Jan Prins over TMA in de Innoshow

“Rebels, verrassend, spetterend en informeel.”

De Innoshow is een tweewekelijkse podcast over innovatieve bedrijven, producten, diensten en businessmodellen. Vernieuwing is belangrijk want daarmee maak je het verschil tussen de leiders en volgers van morgen. Met steeds een andere gast van een startup of scale-up. 

 

Oprichter en managing partner van PRiMAN Jan Prins was onlangs te gast. En natuurlijk ging hij ook uitgebreid in op vragen waar TMA voor staat, de wetenschappelijk basis die eronder ligt en wat het doel en de werkwijze is. Ook de toepassingen en kosten kwamen aan de orde.

“Dit is echt wel een ander level”

 

Bekijk het onderdeel van de Innoshow waarin Jan ingaat op TMA.  (of klik op het plaatje).

Hieronder een stukje letterlijke transcipt waarin Jan ingaat op de wetenschappelijke onderbouwing Maslow versus Murray. 

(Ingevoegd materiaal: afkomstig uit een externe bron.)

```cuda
__device__ __forceinline__ void sv_cp8(double* smem_dst, const double* gsrc) {
#ifdef CB_EMU
  *smem_dst = *gsrc;
#else
  asm volatile("cp.async.ca.shared.global [%0], [%1], 8;" ::"r"((unsigned)__cvta_generic_to_shared(smem_dst)), "l"(gsrc) : "memory");
#endif
}
__device__ __forceinline__ void sv_cp16(double* smem_dst, const double* gsrc) {
#ifdef CB_EMU
  smem_dst[0] = gsrc[0]; smem_dst[1] = gsrc[1];
#else
  asm volatile("cp.async.cg.shared.global [%0], [%1], 16;" ::"r"((unsigned)__cvta_generic_to_shared(smem_dst)), "l"(gsrc) : "memory");
#endif
}
__device__ __forceinline__ void sv_mbar_init(unsigned long long* mbar) {
#ifndef CB_EMU
  asm volatile("mbarrier.init.shared::cta.b64 [%0], 1;" ::"r"((unsigned)__cvta_generic_to_shared(mbar)) : "memory");
  asm volatile("fence.proxy.async.shared::cta;" ::: "memory");
#endif
}
__device__ __forceinline__ void sv_bulk_load(double* smem_dst, const double* gsrc, unsigned bytes, unsigned long long* mbar) {
// ... 257 lines not shown
#pragma unroll
    for (int h = 0; h < NR; h++) {
      double t = acc[h];
#pragma unroll
      for (int o = 16; o > 0; o >>= 1) t += __shfl_xor_sync(0xffffffffu, t, o);
      if (lane == 0) s0[h * CB_PB_MAXNS + i] = st[h * CB_PB_MAXNS + i] + t;
    }
  }
  __syncthreads();
  if (tid < ns) {
    const int pf = d.perm[f + tid];
#pragma unroll
    for (int h = 0; h < NR; h++) { const double x = s0[h * CB_PB_MAXNS + tid]; r.xp[h][f + tid] = x; r.out[h][pf] = x; }
  }
  }
}

__global__ void __launch_bounds__(64) k_invert_pivots(LDLDev d, const int* __restrict__ wide, int count) {
  extern __shared__ double sA[];
  const int s = wide[blockIdx.x];
  const int f = d.sn_first[s];
  const int ns = d.sn_first[s + 1] - f;
  const int ld = ns + (int)(d.sn_rowptr[s + 1] - d.sn_rowptr[s]);
  double* __restrict__ P = d.L + d.panel_off[s];
  const int lane = threadIdx.x & 31, w = threadIdx.x >> 5;
  const int LDS = ns | 1;
  for (int j0 = 0; j0 < ns; j0 += 8) {
    double v[4][2];
#pragma unroll
    for (int c = 0; c < 4; c++) {
      const int j = j0 + 2 * c + w;
#pragma unroll
      for (int h = 0; h < 2; h++) {
        const int i = lane + 32 * h;
        v[c][h] = (j < ns && i > j && i < ns) ? P[(long long)j * ld + i] : 0.0;
      }
    }
#pragma unroll
    for (int c = 0; c < 4; c++) {
      const int j = j0 + 2 * c + w;
#pragma unroll
      for (int h = 0; h < 2; h++) {
        const int i = lane + 32 * h;
        if (j < ns && i > j && i < ns) sA[i * LDS + j] = v[c][h];
      }
    }
  }
  __syncthreads();
  if ((int)threadIdx.x < ns) {
    const int j = threadIdx.x;
    double* X = sA + j * LDS;
    for (int i = j + 1; i < ns; i++) {
      const double* Li = sA + i * LDS;
      double a0 = Li[j], a1 = 0.0;
      int k = j + 1;
      for (; k + 1 < i; k += 2) { a0 += Li[k] * X[k]; a1 += Li[k + 1] * X[k + 1]; }
      if (k < i) a0 += Li[k] * X[k];
      X[i] = -(a0 + a1);
    }
  }
  __syncthreads();
  for (int j = w; j < ns; j += 2)
    for (int i = j + 1 + lane; i < ns; i += 32) P[(long long)j * ld + i] = sA[j * LDS + i];
}

__device__ __forceinline__ int sv_ld_acquire(const int* p) {
#ifdef CB_EMU
  return *(volatile const int*)p;
#else
  int v;
  asm volatile("ld.acquire.gpu.global.s32 %0, [%1];" : "=r"(v) : "l"(p) : "memory");
  return v;
#endif
}
__device__ __forceinline__ void sv_set_release(int* p) {
#ifdef CB_EMU
  __threadfence(); atomicExch(p, 1);
#else
// ... 361 lines not shown
```

include/clarabel_b200.h:

```cpp
#ifndef CLARABEL_B200_H
#define CLARABEL_B200_H

#include <stdint.h>

#ifdef __cplusplus
extern "C" {
#endif

typedef struct cldl_handle cldl_t;

enum {
  CLDL_OK = 0,
  CLDL_E_DIM = -1,
  CLDL_E_EMPTY_COLUMN = -2,
  CLDL_E_NOT_TRIU = -3,
  CLDL_E_ZERO_PIVOT = -4,
  CLDL_E_BAD_PERM = -5,
  CLDL_E_CUDA = -20,
  CLDL_E_ARG = -21,
  CLDL_E_NOT_FACTORED = -22
};

enum { CLDL_ORDER_AMD = 1, CLDL_ORDER_ND = 2, CLDL_ORDER_BEST = 3 };

// ... 31 lines not shown
                const uint64_t *perm_or_null);
void cldl_destroy(cldl_t *h);

int cldl_update_values(cldl_t *h, const uint64_t *index, const double *values, uint64_t len);
int cldl_scale_values(cldl_t *h, const uint64_t *index, uint64_t len, double scale);
int cldl_offset_values(cldl_t *h, const uint64_t *index, uint64_t len, double offset,
                       const int8_t *signs);

int cldl_refactor(cldl_t *h);

int cldl_solve(cldl_t *h, double *x, const double *b);

void cldl_info(const cldl_t *h, cldl_info_t *info);

int cldl_get_perm(const cldl_t *h, uint64_t *perm_out);

int cldl_update_values_dev(cldl_t *h, const int32_t *d_index, const double *d_values, uint64_t len);
int cldl_set_values_dev(cldl_t *h, const double *d_nzval);
int cldl_refactor_dev(cldl_t *h);
int cldl_solve_dev(cldl_t *h, double *d_x, const double *d_b);
int cldl_sync_status(cldl_t *h);
void *cldl_stream(cldl_t *h);
double *cldl_values_dev(cldl_t *h);

int cldl_shard_refactor_phase_dev(cldl_t *h, int phase);
int cldl_shard_solve_phase_dev(cldl_t *h, double *d_x, const double *d_b, int phase);
uint64_t cldl_shard_count(const cldl_t *h, int what, int rank);
int cldl_shard_pack_dev(cldl_t *h, int what, double *d_buf, const double *d_x);
int cldl_shard_unpack_dev(cldl_t *h, int what, int rank, const double *d_buf, double *d_x);
int cldl_shard_counts(const cldl_t *h, uint64_t *out4);
// ... 147 lines not shown
```

Measured before the change: 25.10.

## Fuse pivot-block inversion into factor kernels and restructure leaf and level factorization

Removes the separate k_invert_pivots launch and its plan bookkeeping. The triangular pivot-block inverse is now computed inside the level kernel, the DF kernel and the last row-task of each DF supernode. The level kernel defers column scaling to a single pass, accumulates status flags locally, drops child extend-add and U zeroing, and blocks the Schur update over four columns. The leaf1 kernel moves from one thread per supernode to one warp per supernode using a shared-memory column buffer. The change also adds a cldl_get_factor export, and it assumes level tasks have no children.

```diff
diff --git a/clarabel.rs_b200/csrc/ldl.cu b/clarabel.rs_b200/csrc/ldl.cu
--- a/clarabel.rs_b200/csrc/ldl.cu
+++ b/clarabel.rs_b200/csrc/ldl.cu
@@ -48,10 +48,36 @@
 
 
 template <int NT>
+__device__ __forceinline__ void pivot_inverse(double* A, int lda, int ns) {
+  for (int j = threadIdx.x; j < ns; j += NT) {
+    for (int i = j + 1; i < ns; i++) {
+      double a0 = A[(long long)j * lda + i], a1 = 0.0;
+      int k = j + 1;
+      for (; k + 1 < i; k += 2) {
+        a0 += A[(long long)k * lda + i] * A[(long long)k * lda + j];
+        a1 += A[(long long)(k + 1) * lda + i] * A[(long long)(k + 1) * lda + j];
+      }
+      if (k < i) a0 += A[(long long)k * lda + i] * A[(long long)k * lda + j];
+      A[(long long)i * lda + j] = -(a0 + a1);
+    }
+  }
+}
+template <int NT>
+__device__ __forceinline__ void pivot_inverse_place(double* A, int lda, int ns) {
+  for (int idx = threadIdx.x; idx < ns * ns; idx += NT) {
+    const int j = idx / ns, i = idx - j * ns;
+    if (i > j) {
+      A[(long long)j * lda + i] = A[(long long)i * lda + j];
+      A[(long long)i * lda + j] = 0.0;
+    }
+  }
+}
+
+template <int NT>
 __global__ void __launch_bounds__(NT) k_factor_level(LDLDev d, int task_base, int smem_cap) {
   extern __shared__ double sm[];
-  __shared__ double s_inv;
   __shared__ double sD[CB_MAX_PANEL];
+  __shared__ double sInv[CB_MAX_PANEL];
   const int tid = threadIdx.x;
   const int lane = tid & 31, warp = tid >> 5, nwarp = NT >> 5;
   const int s = d.level_tasks[task_base + blockIdx.x];
@@ -67,83 +93,95 @@
   double* W = use_sm ? sm : P;
 
   for (long long i = tid; i < psz; i += NT) W[i] = 0.0;
-  for (int b = warp; b < nr; b += nwarp)
-    for (int a = b + lane; a < nr; a += 32) U[(long long)b * nr + a] = 0.0;
-  __syncthreads();
-
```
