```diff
@@ -638,7 +661,8 @@
       const int nm = t >= 4 ? 4 : (t >= 2 ? 2 : 1);
       const int full = per_cta / t, rem = per_cta % t;
       const int groups = full + (rem ? 1 : 0);
-      const double units = (double)full * ((t + nm - 1) / nm) + (rem ? (rem + nm - 1) / nm : 0);
+      const double last = rem == 0 ? 0.0 : (2 * rem <= nm && q_per_tile >= 2) ? 0.5 : (double)((rem + nm - 1) / nm);
+      const double units = (double)full * ((t + nm - 1) / nm) + last;
       const int nbuf = t * n_out <= 256 ? 2 : 1;
       const double ep = (double)t * (n_out / 32.0) * 600.0 / ((double)q_per_tile * 1400.0);
       const double cost = units + (nbuf == 1 ? groups * ep : ep + 0.15 * (groups - 1) * ep);
```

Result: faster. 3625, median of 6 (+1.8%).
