## Fold right-hand-side formation and initial residual norm into first fine-grid smoothing pass

Adds a FOLD variant of the streaming smoother kernel in which the pre-stage warps compute the time-step right-hand side from u and the coefficient fields in shared memory. That stage writes it back through the store warp and accumulates the initial residual norm, so the separate form_rhs kernel and the F-field load are dropped for the first pass. The solve loop is split into a head part (folded pass plus reduction) and a rest part, with a new CUDA graph using if/while conditional nodes and a matching host fallback. This removes one full fine-grid read/write sweep per timestep. In exchange it adds kernel template variants and more complex graph construction and buffer-parity handling.

```diff
diff --git a/hpcclassmultigridproject_b200/csrc/solver.cu b/hpcclassmultigridproject_b200/csrc/solver.cu
--- a/hpcclassmultigridproject_b200/csrc/solver.cu
+++ b/hpcclassmultigridproject_b200/csrc/solver.cu
@@ -128,6 +128,14 @@
     LoopState* d_loop = nullptr;
     LoopState* h_loop = nullptr;
     int  build_loop_graph();
+    bool fold_enabled = true;
+    enum { CYCLE_ALL, CYCLE_HEAD, CYCLE_REST } cycle_part = CYCLE_ALL;
+    cudaGraphExec_t fold_exec = nullptr;
+    long fold_head_kernels = 0, fold_rest_kernels = 0;
+    bool folds() const { return fold_enabled && opt.plan == MGB200_PLAN_FUSED && maxlvl > 1 && P == 1; }
+    int  record_part(int part);
+    int  build_fold_graph();
+    int  fold_step_host(mgb200_solve_info* info);
     LoopState* h_steps = nullptr;
     int h_steps_cap = 0;
     int  timestep(int nsteps, mgb200_solve_info* infos);
@@ -208,6 +216,7 @@
 {
     if (graph_exec) { cudaGraphExecDestroy(graph_exec); graph_exec = nullptr; }
     if (loop_exec) { cudaGraphExecDestroy(loop_exec); loop_exec = nullptr; }
+    if (fold_exec) { cudaGraphExecDestroy(fold_exec); fold_exec = nullptr; }
     cudaFree(d_loop); d_loop = nullptr;
     if (h_loop) { cudaFreeHost(h_loop); h_loop = nullptr; }
     if (h_steps) { cudaFreeHost(h_steps); h_steps = nullptr; h_steps_cap = 0; }
@@ -259,6 +268,7 @@
     if (P > 1) { const char* e = getenv("MGB200_SHARDED_GRAPH"); if (e && atoi(e) == 0) opt.use_graph = 0; }
     if (getenv("MGB200_TRACE")) { tracing = true; opt.use_graph = 0; }
     { const char* e = getenv("MGB200_DEVICE_LOOP"); if (e && atoi(e) == 0) loop_failed = true; }
+    { const char* e = getenv("MGB200_FOLD_RHS"); if (e && atoi(e) == 0) fold_enabled = false; }
     int ndev = 0;
     if (cudaGetDeviceCount(&ndev) != cudaSuccess || ndev == 0)
         return fail(MGB200_ERR_NO_DEVICE, "no CUDA device visible; this library has no CPU path");
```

“Wij zijn eigenlijk in staat om jouw mentale DNA vast te stellen. Dat doen we met een vragenlijst, een gestructureerde vragenlijst. Dus met die vragenlijst heb je dilemma’s, een hoop dilemma’s, daar moet je doorheen. En dan aan het eind, dan hebben wij op 22 drijfveren, hebben wij een score. Ja. En die 22 drijfveren tezamen, dat zeggen wij dat is eigenlijk jouw mentale DNA. Dus dat brengt eigenlijk alle aspecten van jouw persoonlijkheid in kaart. Ja. Misschien om het een beetje duidelijk te maken, je kent ongetwijfeld de piramide van Maslow. Ja. Nou, Maslow zegt er is een hiërarchie. Ja. Dus je wil eerst… Dus de veiligheid, eten en drinken. En als je dan op niveau 5 bent, dan… Nou, hier is een podcast ofzo, of je gaat een boek schrijven. Dat is een moment van zelfexpressie. Maar Maslow zegt er eigenlijk, je moet alle ondergaande stappen moet je hebben doorlopen. Nou, wij zijn gefundeerd op de theorie van Henry Murray, een tijdgenoot van Maslow, een Harvard professor. Jaren 30, van de vorige eeuw. En die had dus eigenlijk als concept, dat hij zei… Every man has needs, but the level of needs tends to be different for everyone. Dus hij zei, er is een universele set aan behoeften. Ja. Maar de mate waarin jij behoefte hebt aan die dingen, dat is wat jou onderscheidt van mij. Ja. En bij hem zit er dus geen hiërarchie in. En hij zei ook, ik kan die behoeften onafhankelijk van elkaar meten. Met een vragenlijst. Bijvoorbeeld voor Maslow is geen vragenlijst. Nee. Dat is ook helemaal niet… Dat is nooit wetenschappelijk gefundeerd. Klinkt goed. Het is een mooi model. Het is een mooi model. Je zou zelfs, als je er een beetje van een afstandje naar kijkt, door je oogharen, zou je kunnen denken… Als je nu naar de jeugd kijkt, de jongeren van nu, dan kun je je afvragen of die piramide niet ondersteboven staat. Het eerste wat ze willen is de zelfexpressie. Ze zijn het eerst met die telefoon bezig. Ze vergeten te eten, als ze aan het gamer zijn.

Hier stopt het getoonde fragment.